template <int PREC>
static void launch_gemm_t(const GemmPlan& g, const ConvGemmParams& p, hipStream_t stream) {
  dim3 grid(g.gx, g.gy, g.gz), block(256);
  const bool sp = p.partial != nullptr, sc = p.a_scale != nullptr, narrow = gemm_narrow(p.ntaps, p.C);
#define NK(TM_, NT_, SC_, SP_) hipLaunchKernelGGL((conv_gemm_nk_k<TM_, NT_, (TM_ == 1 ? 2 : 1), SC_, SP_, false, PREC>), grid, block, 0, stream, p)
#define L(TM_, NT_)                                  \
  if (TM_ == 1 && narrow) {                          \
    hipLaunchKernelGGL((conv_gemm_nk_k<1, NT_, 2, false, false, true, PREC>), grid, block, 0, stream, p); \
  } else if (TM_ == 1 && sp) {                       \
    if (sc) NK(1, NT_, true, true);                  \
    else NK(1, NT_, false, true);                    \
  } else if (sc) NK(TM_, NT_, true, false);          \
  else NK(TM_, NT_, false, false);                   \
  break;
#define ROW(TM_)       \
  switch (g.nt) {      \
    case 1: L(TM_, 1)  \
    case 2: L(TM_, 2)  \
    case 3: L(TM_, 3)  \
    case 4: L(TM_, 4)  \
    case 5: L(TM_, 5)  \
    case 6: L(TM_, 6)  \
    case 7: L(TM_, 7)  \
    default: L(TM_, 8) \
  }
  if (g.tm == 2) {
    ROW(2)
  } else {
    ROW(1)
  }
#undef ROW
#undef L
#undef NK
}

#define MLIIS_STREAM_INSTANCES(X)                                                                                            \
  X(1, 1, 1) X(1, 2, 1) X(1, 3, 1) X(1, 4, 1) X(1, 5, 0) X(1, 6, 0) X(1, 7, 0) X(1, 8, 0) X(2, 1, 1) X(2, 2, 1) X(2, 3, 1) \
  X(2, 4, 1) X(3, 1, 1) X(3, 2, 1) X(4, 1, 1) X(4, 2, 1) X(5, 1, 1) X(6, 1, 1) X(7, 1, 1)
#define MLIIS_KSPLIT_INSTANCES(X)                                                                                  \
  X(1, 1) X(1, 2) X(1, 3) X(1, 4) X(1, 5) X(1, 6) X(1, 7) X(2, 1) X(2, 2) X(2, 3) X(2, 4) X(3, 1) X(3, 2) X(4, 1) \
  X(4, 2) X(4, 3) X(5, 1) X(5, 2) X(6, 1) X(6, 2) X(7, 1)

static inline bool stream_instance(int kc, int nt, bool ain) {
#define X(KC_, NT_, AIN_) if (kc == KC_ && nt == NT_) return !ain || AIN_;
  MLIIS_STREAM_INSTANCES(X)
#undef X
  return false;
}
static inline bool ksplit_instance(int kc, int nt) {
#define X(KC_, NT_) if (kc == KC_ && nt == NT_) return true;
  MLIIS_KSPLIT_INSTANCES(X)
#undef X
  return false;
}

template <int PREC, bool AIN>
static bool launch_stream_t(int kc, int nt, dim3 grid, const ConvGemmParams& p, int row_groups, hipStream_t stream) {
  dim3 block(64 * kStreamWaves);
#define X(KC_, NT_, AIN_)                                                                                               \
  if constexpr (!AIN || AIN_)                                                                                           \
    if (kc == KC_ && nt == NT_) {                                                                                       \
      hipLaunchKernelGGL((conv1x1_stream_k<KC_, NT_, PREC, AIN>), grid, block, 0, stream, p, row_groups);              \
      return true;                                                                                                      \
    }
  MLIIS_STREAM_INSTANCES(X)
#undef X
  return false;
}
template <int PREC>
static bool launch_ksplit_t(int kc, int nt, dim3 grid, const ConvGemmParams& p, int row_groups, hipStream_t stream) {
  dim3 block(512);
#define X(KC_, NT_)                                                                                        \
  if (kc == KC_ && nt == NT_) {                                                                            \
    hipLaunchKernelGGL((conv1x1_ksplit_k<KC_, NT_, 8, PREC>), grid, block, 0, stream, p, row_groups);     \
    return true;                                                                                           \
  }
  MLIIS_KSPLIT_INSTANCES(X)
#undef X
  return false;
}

--

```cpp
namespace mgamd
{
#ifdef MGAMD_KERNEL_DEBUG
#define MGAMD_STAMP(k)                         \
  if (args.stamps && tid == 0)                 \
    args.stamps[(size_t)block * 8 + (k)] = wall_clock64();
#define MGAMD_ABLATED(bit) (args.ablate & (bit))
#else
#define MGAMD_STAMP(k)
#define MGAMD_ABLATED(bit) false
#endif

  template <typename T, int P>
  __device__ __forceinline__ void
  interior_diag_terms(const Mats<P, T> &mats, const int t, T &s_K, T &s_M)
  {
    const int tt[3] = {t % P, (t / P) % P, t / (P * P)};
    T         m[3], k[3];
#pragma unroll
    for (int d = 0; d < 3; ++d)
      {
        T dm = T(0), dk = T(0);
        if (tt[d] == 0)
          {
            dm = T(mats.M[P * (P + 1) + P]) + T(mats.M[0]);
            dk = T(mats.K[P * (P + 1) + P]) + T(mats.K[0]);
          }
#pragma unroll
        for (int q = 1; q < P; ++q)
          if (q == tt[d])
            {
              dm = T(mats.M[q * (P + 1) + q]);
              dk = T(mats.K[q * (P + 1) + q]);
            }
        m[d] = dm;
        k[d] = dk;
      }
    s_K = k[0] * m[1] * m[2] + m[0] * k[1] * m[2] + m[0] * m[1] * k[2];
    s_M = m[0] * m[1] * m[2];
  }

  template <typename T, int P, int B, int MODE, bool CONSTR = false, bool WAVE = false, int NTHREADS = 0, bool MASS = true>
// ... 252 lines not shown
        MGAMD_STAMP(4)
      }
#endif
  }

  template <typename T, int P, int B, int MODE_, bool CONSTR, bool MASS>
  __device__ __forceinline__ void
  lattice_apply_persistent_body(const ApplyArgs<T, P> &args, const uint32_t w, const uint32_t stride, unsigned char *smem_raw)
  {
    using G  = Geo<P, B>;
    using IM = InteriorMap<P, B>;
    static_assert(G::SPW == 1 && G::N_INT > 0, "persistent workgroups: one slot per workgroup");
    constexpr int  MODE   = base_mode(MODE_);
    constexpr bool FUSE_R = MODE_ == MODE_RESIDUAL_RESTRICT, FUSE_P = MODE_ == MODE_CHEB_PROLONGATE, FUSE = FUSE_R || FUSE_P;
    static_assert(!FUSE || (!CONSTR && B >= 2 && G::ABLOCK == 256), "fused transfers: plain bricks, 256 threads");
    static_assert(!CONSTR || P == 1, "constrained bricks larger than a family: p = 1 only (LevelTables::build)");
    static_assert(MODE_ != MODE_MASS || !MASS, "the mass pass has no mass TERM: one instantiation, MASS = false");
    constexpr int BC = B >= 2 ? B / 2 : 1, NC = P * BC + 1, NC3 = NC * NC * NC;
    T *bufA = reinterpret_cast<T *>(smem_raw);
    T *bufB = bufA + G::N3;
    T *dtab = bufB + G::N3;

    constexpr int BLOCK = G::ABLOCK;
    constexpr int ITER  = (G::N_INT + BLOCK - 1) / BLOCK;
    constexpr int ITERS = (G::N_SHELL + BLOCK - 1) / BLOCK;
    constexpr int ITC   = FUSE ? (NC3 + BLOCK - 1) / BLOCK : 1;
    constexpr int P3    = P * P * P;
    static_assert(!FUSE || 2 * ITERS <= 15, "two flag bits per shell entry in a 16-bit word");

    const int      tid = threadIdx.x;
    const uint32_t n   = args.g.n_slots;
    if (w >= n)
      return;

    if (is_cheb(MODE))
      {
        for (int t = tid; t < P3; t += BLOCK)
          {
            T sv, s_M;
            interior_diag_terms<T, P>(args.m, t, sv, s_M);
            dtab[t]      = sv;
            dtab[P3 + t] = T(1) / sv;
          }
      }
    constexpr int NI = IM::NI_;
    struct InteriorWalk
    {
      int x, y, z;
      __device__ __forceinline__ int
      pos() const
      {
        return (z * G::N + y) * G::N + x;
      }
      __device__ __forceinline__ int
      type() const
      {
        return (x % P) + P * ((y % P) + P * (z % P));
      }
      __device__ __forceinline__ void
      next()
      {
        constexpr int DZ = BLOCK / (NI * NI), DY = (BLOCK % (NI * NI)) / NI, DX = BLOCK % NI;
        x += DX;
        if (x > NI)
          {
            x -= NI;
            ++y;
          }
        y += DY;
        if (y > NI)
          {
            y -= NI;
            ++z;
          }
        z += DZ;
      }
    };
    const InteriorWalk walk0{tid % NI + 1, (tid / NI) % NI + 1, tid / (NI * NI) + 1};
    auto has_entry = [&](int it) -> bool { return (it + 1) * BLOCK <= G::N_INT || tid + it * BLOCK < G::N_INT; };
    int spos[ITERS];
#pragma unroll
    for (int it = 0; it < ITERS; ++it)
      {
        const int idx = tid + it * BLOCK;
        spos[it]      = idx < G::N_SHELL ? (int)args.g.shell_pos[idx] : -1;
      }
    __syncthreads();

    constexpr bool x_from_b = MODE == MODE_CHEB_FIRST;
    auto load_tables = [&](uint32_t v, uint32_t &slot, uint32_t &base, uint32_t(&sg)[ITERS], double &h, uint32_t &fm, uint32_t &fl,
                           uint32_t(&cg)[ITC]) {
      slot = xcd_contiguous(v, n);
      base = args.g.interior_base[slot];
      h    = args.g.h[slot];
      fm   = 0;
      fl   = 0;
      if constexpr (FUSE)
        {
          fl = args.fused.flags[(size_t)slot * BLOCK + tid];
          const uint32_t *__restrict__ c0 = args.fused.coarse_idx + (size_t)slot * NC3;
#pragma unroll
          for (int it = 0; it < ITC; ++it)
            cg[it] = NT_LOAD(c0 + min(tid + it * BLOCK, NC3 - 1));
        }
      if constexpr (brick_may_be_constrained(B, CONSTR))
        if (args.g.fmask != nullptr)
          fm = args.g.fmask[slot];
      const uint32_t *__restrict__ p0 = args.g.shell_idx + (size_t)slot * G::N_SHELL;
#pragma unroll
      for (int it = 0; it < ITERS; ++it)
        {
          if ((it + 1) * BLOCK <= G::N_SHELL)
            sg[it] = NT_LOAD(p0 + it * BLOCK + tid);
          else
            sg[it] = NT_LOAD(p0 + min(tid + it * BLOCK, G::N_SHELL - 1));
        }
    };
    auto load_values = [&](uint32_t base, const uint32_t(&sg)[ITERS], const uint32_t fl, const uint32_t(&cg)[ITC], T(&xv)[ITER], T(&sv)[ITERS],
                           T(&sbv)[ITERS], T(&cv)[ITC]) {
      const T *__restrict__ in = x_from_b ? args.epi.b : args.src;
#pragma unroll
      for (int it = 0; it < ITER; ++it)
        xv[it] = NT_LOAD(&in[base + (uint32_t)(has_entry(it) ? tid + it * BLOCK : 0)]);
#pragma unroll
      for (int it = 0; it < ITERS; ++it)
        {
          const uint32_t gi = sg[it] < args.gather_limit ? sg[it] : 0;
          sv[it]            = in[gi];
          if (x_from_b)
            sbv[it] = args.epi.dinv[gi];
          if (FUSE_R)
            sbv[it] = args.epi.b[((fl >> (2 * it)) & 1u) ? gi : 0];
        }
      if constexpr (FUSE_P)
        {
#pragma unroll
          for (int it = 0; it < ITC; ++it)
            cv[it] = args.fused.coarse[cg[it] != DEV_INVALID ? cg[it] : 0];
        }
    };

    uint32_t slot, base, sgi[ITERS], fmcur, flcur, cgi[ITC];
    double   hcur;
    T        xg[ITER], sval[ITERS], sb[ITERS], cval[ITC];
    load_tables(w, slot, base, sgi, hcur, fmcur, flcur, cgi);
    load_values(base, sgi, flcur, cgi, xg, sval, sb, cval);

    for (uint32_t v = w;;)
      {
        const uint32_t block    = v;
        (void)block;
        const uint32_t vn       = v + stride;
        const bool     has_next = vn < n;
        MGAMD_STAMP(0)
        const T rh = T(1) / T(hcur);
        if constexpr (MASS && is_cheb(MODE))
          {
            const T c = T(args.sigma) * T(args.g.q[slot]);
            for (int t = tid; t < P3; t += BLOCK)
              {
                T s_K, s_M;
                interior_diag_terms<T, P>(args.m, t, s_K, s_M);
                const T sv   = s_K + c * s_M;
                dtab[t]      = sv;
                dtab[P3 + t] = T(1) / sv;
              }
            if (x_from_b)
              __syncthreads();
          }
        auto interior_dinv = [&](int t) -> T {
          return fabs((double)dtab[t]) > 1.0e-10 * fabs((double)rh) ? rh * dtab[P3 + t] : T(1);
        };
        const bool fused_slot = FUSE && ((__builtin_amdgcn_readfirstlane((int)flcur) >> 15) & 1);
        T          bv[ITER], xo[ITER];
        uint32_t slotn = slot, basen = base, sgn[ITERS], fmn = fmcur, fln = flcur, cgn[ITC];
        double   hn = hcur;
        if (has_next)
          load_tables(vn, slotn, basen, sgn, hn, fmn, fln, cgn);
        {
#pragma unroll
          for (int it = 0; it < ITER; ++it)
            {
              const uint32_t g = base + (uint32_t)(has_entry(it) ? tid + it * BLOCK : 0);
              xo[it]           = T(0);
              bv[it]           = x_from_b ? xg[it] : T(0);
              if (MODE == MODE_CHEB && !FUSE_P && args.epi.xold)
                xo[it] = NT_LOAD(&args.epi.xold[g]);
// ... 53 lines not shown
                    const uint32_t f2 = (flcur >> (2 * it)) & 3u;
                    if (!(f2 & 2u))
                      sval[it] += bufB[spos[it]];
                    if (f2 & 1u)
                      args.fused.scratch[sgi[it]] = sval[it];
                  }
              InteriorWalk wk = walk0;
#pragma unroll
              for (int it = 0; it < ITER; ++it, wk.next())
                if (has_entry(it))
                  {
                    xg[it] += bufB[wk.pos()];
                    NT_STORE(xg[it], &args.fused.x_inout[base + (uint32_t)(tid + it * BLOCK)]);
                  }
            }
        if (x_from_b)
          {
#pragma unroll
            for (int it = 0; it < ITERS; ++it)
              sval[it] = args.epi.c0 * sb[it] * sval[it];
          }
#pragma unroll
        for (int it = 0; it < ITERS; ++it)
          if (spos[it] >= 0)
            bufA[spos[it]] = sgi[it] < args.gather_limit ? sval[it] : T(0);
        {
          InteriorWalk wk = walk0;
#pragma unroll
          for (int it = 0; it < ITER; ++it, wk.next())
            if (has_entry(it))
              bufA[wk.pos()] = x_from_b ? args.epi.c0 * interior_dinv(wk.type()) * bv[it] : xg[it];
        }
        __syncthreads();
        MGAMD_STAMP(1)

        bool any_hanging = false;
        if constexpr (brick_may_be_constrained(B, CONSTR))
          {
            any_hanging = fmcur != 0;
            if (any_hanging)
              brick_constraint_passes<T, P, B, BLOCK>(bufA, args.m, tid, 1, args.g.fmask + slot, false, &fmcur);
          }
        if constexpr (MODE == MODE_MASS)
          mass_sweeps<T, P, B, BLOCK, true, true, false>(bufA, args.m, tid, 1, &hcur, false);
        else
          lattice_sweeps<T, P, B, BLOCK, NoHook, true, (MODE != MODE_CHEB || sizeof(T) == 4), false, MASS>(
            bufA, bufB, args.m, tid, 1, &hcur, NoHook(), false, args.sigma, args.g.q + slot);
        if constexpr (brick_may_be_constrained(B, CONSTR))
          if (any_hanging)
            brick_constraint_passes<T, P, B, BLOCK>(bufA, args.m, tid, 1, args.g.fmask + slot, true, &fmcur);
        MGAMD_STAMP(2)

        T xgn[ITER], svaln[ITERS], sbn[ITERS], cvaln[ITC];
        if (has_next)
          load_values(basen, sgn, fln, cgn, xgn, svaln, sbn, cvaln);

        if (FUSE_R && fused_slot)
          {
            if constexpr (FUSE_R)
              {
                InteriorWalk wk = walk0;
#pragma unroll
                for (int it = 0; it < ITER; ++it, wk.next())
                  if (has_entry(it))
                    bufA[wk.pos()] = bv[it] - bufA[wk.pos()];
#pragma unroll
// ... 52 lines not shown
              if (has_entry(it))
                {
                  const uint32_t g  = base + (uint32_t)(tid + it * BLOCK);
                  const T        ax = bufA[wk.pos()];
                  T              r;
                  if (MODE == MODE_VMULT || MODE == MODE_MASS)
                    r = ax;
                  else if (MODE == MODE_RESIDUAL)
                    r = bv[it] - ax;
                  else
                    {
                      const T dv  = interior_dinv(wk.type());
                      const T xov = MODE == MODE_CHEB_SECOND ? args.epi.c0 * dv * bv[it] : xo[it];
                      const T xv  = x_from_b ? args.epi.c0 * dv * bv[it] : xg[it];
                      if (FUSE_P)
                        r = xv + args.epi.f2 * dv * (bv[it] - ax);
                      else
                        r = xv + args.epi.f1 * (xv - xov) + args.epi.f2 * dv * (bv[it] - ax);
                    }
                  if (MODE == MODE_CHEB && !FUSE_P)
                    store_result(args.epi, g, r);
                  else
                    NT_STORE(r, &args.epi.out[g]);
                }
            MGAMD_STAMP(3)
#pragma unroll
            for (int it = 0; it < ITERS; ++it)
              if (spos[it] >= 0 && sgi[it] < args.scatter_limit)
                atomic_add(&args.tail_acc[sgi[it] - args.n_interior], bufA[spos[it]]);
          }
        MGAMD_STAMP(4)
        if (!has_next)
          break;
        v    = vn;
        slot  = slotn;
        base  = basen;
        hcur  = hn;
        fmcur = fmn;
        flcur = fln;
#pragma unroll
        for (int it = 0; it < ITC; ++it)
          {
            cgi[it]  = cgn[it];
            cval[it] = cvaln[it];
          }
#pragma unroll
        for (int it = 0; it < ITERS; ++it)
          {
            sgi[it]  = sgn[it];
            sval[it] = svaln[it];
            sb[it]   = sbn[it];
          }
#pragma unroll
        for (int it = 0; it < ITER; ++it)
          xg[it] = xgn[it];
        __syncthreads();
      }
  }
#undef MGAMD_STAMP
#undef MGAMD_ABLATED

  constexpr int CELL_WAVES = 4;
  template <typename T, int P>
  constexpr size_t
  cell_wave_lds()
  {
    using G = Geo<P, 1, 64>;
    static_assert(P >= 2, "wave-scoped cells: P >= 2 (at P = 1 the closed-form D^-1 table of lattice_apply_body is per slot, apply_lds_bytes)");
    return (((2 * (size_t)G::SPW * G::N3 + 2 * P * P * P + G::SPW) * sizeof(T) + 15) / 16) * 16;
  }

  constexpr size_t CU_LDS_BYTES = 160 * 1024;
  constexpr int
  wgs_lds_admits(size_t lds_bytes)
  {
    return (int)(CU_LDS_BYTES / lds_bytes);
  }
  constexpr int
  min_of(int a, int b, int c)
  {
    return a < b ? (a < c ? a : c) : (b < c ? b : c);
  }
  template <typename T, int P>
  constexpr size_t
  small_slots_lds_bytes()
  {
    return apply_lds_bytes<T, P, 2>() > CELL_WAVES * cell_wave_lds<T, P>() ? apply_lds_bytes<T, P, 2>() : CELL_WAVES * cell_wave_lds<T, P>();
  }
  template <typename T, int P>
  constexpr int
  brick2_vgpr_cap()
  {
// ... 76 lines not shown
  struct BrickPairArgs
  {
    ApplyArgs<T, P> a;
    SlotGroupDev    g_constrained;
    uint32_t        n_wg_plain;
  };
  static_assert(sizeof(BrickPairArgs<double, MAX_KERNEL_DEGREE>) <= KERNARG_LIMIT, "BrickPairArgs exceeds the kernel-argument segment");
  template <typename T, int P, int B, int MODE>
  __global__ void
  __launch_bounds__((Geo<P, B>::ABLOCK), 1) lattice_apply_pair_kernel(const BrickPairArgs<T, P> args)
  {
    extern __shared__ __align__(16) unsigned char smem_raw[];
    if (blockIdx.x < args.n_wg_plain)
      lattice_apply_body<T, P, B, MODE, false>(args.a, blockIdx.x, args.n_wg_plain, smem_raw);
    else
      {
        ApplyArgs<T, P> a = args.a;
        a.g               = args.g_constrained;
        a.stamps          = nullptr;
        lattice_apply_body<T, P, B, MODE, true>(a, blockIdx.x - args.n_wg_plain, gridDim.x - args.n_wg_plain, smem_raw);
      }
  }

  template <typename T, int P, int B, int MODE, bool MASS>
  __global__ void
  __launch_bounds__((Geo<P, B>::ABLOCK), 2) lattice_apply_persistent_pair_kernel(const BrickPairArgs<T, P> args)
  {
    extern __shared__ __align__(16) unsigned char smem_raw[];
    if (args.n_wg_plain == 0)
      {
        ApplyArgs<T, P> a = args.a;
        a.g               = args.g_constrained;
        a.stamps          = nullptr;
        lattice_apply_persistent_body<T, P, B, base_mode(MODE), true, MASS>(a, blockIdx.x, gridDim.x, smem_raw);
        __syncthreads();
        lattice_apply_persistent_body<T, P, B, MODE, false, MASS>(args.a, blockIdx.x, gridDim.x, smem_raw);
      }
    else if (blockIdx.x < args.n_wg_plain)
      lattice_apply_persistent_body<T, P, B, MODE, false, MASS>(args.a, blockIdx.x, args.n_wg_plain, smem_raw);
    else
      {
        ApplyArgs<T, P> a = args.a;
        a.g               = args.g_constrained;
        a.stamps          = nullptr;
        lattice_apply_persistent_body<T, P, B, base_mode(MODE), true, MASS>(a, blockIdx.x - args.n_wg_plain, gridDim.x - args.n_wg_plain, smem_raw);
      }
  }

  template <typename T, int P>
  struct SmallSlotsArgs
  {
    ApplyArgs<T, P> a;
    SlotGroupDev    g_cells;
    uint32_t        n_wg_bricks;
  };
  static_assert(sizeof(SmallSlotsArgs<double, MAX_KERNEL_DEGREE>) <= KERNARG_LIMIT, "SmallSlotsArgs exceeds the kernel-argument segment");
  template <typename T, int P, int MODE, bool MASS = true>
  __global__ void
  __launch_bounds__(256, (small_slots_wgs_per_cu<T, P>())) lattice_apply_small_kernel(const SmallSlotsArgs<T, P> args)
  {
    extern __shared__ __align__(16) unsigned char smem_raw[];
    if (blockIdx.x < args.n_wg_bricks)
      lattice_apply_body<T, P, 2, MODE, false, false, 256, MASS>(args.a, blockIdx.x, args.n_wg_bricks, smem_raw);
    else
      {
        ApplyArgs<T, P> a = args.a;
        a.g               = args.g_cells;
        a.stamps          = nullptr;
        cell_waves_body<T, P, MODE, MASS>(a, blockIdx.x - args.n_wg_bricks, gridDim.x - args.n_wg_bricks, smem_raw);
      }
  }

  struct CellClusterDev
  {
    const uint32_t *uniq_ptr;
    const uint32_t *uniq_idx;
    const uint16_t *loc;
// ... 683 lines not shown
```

**WHAT IS BEING ASKED:** From the entries above, copy every line containing the word "lines".

**ANSWER BOX:**
// ... 252 lines not shown
// ... 53 lines not shown
// ... 52 lines not shown
// ... 76 lines not shown
// ... 683 lines not shown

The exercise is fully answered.